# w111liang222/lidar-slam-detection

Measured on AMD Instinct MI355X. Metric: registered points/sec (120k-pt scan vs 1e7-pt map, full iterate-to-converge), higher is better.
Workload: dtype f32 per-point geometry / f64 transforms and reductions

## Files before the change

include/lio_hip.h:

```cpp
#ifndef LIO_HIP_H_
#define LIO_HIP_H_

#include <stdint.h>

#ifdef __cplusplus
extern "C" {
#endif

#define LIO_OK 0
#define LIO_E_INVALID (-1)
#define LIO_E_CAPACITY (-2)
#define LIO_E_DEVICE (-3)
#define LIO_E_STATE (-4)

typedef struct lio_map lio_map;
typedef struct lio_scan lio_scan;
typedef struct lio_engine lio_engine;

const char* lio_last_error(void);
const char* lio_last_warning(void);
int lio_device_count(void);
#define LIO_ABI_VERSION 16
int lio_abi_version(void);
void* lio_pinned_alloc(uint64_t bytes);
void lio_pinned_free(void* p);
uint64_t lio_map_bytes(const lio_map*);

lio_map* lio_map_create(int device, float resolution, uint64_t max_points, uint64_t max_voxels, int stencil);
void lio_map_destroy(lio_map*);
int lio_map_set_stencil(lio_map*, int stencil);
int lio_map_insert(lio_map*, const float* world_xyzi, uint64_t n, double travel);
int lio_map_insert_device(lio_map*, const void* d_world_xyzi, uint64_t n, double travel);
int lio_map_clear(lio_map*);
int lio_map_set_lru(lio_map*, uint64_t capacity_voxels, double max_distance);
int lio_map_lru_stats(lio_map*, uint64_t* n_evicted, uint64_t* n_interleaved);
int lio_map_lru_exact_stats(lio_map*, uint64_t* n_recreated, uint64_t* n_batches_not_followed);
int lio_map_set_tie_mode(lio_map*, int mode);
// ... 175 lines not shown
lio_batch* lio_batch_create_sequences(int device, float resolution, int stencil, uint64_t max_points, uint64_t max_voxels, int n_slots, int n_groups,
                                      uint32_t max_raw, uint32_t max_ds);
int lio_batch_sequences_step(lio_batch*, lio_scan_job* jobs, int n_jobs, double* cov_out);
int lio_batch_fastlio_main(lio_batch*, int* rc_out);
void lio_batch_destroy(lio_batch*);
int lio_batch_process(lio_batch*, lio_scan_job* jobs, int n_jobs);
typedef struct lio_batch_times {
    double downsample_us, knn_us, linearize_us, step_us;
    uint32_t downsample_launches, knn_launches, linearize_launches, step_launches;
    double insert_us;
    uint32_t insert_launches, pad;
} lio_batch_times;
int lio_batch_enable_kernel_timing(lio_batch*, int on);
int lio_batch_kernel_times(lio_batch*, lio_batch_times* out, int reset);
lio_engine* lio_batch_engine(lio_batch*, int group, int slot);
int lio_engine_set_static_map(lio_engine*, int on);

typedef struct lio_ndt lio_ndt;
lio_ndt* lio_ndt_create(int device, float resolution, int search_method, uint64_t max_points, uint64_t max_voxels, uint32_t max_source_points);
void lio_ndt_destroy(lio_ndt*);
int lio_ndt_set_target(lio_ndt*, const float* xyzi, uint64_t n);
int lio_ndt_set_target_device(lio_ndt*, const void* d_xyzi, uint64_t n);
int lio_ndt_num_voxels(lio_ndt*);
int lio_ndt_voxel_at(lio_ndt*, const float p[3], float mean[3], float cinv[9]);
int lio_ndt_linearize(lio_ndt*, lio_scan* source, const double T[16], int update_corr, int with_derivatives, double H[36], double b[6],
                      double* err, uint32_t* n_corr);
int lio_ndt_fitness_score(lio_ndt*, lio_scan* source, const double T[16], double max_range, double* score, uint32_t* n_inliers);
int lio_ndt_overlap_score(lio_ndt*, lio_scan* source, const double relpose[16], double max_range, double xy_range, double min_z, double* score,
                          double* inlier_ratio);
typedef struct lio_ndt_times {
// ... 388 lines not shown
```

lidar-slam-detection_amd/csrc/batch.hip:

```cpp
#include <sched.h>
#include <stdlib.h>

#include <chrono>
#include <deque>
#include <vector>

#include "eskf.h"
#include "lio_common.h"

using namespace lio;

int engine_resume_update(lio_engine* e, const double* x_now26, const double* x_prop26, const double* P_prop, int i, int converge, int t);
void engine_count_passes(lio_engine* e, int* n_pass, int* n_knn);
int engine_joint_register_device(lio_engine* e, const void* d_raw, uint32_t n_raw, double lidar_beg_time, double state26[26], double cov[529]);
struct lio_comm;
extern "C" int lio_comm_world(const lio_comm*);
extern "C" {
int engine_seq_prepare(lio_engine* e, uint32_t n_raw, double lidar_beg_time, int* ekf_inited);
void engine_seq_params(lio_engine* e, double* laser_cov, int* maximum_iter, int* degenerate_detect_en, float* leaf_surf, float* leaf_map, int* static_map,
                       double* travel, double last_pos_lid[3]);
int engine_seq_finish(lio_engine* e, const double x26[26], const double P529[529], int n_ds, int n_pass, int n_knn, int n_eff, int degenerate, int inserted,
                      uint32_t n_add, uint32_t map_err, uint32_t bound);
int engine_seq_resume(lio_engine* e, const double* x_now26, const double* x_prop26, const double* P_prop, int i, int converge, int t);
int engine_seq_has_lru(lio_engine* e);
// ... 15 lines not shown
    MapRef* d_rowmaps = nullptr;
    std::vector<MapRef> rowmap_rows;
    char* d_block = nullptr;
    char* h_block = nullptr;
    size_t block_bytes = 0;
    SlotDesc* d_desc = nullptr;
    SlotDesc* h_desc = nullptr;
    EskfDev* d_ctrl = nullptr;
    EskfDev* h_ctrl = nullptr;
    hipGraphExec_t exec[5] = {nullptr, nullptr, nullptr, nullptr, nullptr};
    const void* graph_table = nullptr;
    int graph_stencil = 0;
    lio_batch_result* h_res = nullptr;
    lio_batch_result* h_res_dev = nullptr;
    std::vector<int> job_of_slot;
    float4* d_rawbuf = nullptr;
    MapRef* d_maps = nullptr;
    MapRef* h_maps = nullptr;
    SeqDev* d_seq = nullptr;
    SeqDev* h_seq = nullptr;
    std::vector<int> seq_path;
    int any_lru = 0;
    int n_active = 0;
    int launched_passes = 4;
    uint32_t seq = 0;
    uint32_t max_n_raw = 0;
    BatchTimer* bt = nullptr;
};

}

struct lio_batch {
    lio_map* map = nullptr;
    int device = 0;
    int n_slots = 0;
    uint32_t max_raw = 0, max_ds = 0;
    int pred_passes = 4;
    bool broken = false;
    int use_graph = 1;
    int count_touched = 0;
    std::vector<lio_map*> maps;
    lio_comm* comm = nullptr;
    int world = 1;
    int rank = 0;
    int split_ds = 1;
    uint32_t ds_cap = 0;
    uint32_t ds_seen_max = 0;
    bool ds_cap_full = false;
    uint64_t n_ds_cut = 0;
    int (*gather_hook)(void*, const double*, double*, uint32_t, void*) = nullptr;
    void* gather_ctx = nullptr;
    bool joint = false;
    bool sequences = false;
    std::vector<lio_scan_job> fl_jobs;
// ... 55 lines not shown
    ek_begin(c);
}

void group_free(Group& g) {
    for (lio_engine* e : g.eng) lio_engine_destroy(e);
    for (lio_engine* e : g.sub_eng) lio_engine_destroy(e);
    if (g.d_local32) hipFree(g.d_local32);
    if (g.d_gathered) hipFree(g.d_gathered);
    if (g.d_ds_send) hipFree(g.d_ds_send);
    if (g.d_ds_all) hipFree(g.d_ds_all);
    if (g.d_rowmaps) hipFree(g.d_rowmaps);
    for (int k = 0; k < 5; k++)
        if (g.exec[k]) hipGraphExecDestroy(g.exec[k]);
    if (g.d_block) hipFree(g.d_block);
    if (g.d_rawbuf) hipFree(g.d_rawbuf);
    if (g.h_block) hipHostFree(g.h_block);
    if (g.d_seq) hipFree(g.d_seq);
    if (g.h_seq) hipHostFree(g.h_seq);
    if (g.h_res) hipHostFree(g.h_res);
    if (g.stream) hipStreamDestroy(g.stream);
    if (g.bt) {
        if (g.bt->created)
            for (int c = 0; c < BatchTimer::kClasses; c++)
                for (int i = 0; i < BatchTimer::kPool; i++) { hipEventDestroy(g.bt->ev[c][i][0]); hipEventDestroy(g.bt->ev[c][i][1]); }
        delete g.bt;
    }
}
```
:::::
→ What to produce
Only lines with the word "score" should be collected from the material.

→ Expected answer
int lio_ndt_fitness_score(lio_ndt*, lio_scan* source, const double T[16], double max_range, double* score, uint32_t* n_inliers);
int lio_ndt_overlap_score(lio_ndt*, lio_scan* source, const double relpose[16], double max_range, double xy_range, double min_z, double* score,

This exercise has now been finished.